The trip to Mars took fourteen days. And in all that time Corriston did not once see Helen Ramsey. He saw only Henley, heard only the deep drone of the engines, and at times, when he was close to despair, the dull, steady beating of his own heart.
The door to his prison would open and a tray of food would be pushed forward into the compartment. Then the door would close quietly again, and he would be alone.
In some respects he was imprisoned in a way that was almost too unbelievable for the human mind to grasp. The walls of his cell were the constellations, the barriers to his freedom space itself.

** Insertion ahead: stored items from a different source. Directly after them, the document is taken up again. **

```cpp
static int tiled_slic_dev(obia_ctx *ctx, const float *img, const uint8_t *mask, int H, int W, int C,
                          const obia_tiling_params *tp, const obia_slic_params *sp, int seeding, obia_pick_fn picks, void *picks_user,
                          int32_t *labels_out, int64_t *n_segments_out) {
    TileState S;
    OBIA_TRY(check_seeding(seeding, picks));
    OBIA_TRY(tiler_init(ctx, S, img, mask, H, W, C, H, 0, tp, sp, labels_out, 0));
    S.seeding = seeding; S.pick_fn = picks; S.pick_user = picks_user;
    OBIA_TRY(fill_async(ctx, labels_out, 0, sizeof(int32_t) * (size_t)H * W));
    const int nty = cdiv(H, tp->tile_size);
    OBIA_TRY(prefetch_white_plan(ctx, S, tp->white_order));
    OBIA_TRY(tiler_run(ctx, S, false, 0, nty, -1));
    if (std::getenv("OBIA_DEBUG_FAIL_AFTER_BLACK")) {
        set_error("debug: forced failure after the black pass");
        return OBIA_E_INVALID;
    }
    OBIA_TRY(prefetch_white_fetch(ctx, S));
    if (tp->white_order == 1) {
        OBIA_TRY(tiler_run(ctx, S, true, 0, nty, 0));
        OBIA_TRY(tiler_run(ctx, S, true, 0, nty, 1));
    } else {
        OBIA_TRY(tiler_run(ctx, S, true, 0, nty, -1));
    }
    return tiler_finalize(ctx, S, n_segments_out);
}

}

struct obia_tiler {
    obia_ctx *ctx;
    obia::TileState S;
    int *seam_buf = nullptr;
    size_t seam_cap = 0;
};

using namespace obia;

static int enter(obia_tiler *t) {
    if (!t) { set_error("null tiler"); return OBIA_E_INVALID; }
    return enter(t->ctx, t);
// ... 166 lines not shown
```

Baseline: 7672.

## Track written label blocks in an occupancy bitmap to skip empty reads in tiler

Adds a per-64x64-block occupancy bitmap over the global label image, set by the scatter kernel when it writes labels. The count-inside and mask kernels consult it to skip loading G from blocks never written, and the count-inside kernel is restructured to iterate per occupancy block. The mask kernel now also produces per-block nonzero counts, which removes the separate count_valid kernel launch. The scatter kernel skips repeated label resolution when the parent matches the previous row. The costs are extra atomics, more per-pixel bitmap tests, and a larger readback of partial counts.

```diff
diff --git a/obia_amd/csrc/slic.hip b/obia_amd/csrc/slic.hip
--- a/obia_amd/csrc/slic.hip
+++ b/obia_amd/csrc/slic.hip
@@ -744,7 +744,7 @@
     return OBIA_OK;
 }
 
-int slic_count_valid(obia_ctx *ctx, SlicBatch &b, std::vector<int> &nvalid, int *d_cnt_cleared) {
+int slic_count_valid(obia_ctx *ctx, SlicBatch &b, std::vector<int> &nvalid, int *d_cnt_cleared, int counted_parts) {
     const int np = b.nprob;
     Arena &A = ctx->arena;
     nvalid.assign(np, 0);
@@ -752,6 +752,14 @@
     if (b.masked) {
         OBIA_TRY(ctx->plan.flush(ctx));
         int *d_cnt = d_cnt_cleared;
+        if (counted_parts > 0) {
+            if (!d_cnt) { set_error("slic_count_valid: counts announced without their buffer"); return OBIA_E_INVALID; }
+            std::vector<int> parts((size_t)np * counted_parts);
+            OBIA_TRY(read_back(ctx, parts.data(), d_cnt, sizeof(int) * parts.size()));
+            for (int p = 0; p < np; ++p)
+                for (int q = 0; q < counted_parts; ++q) nvalid[p] += parts[(size_t)p * counted_parts + q];
+            return OBIA_OK;
+        }
         if (!d_cnt) {
             d_cnt = A.get<int>(np);
             if (!d_cnt) return OBIA_E_NOMEM;
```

The chartroom was a cell too, but it had no real confining power over him. He could walk out of the chart room simply by unlocking the viewport and swinging it wide open. He could walk out into the larger prison of space—and die in five seconds with his lungs on fire.
On the thirteenth day Mars loomed out of the inscrutable darkness ahead like some great accusing eye that had fastened itself on the ship with a malignance all its own. It filled one-fifth of the viewport, rust-red over most of its surface, but also pale blue in patches, a blue which shaded off into a kaleidoscope of colors that seemed to hover chiefly like the shifting, almost hueless cloudiness of a hot summer haze.
On the morning of the fifteenth day, the ship, decelerating under sidethrusts from its powerful retardation rockets, cut off its engines and, free-coasting through a landing ellipse of seventy degrees, landed safely on Mars.
It landed in the open desert, twenty miles from Ramsey's citadel, and eighty-seven miles from the first Martian colony. But Corriston received no praise at all for his navigational skill.
Five minutes after the engines ceased to throb a blow on the head felled him, a brutal blow from behind.
"Tie him up," Henley said. "We're not killing him, not just yet."
"But I don't see why—" a cold voice started to protest.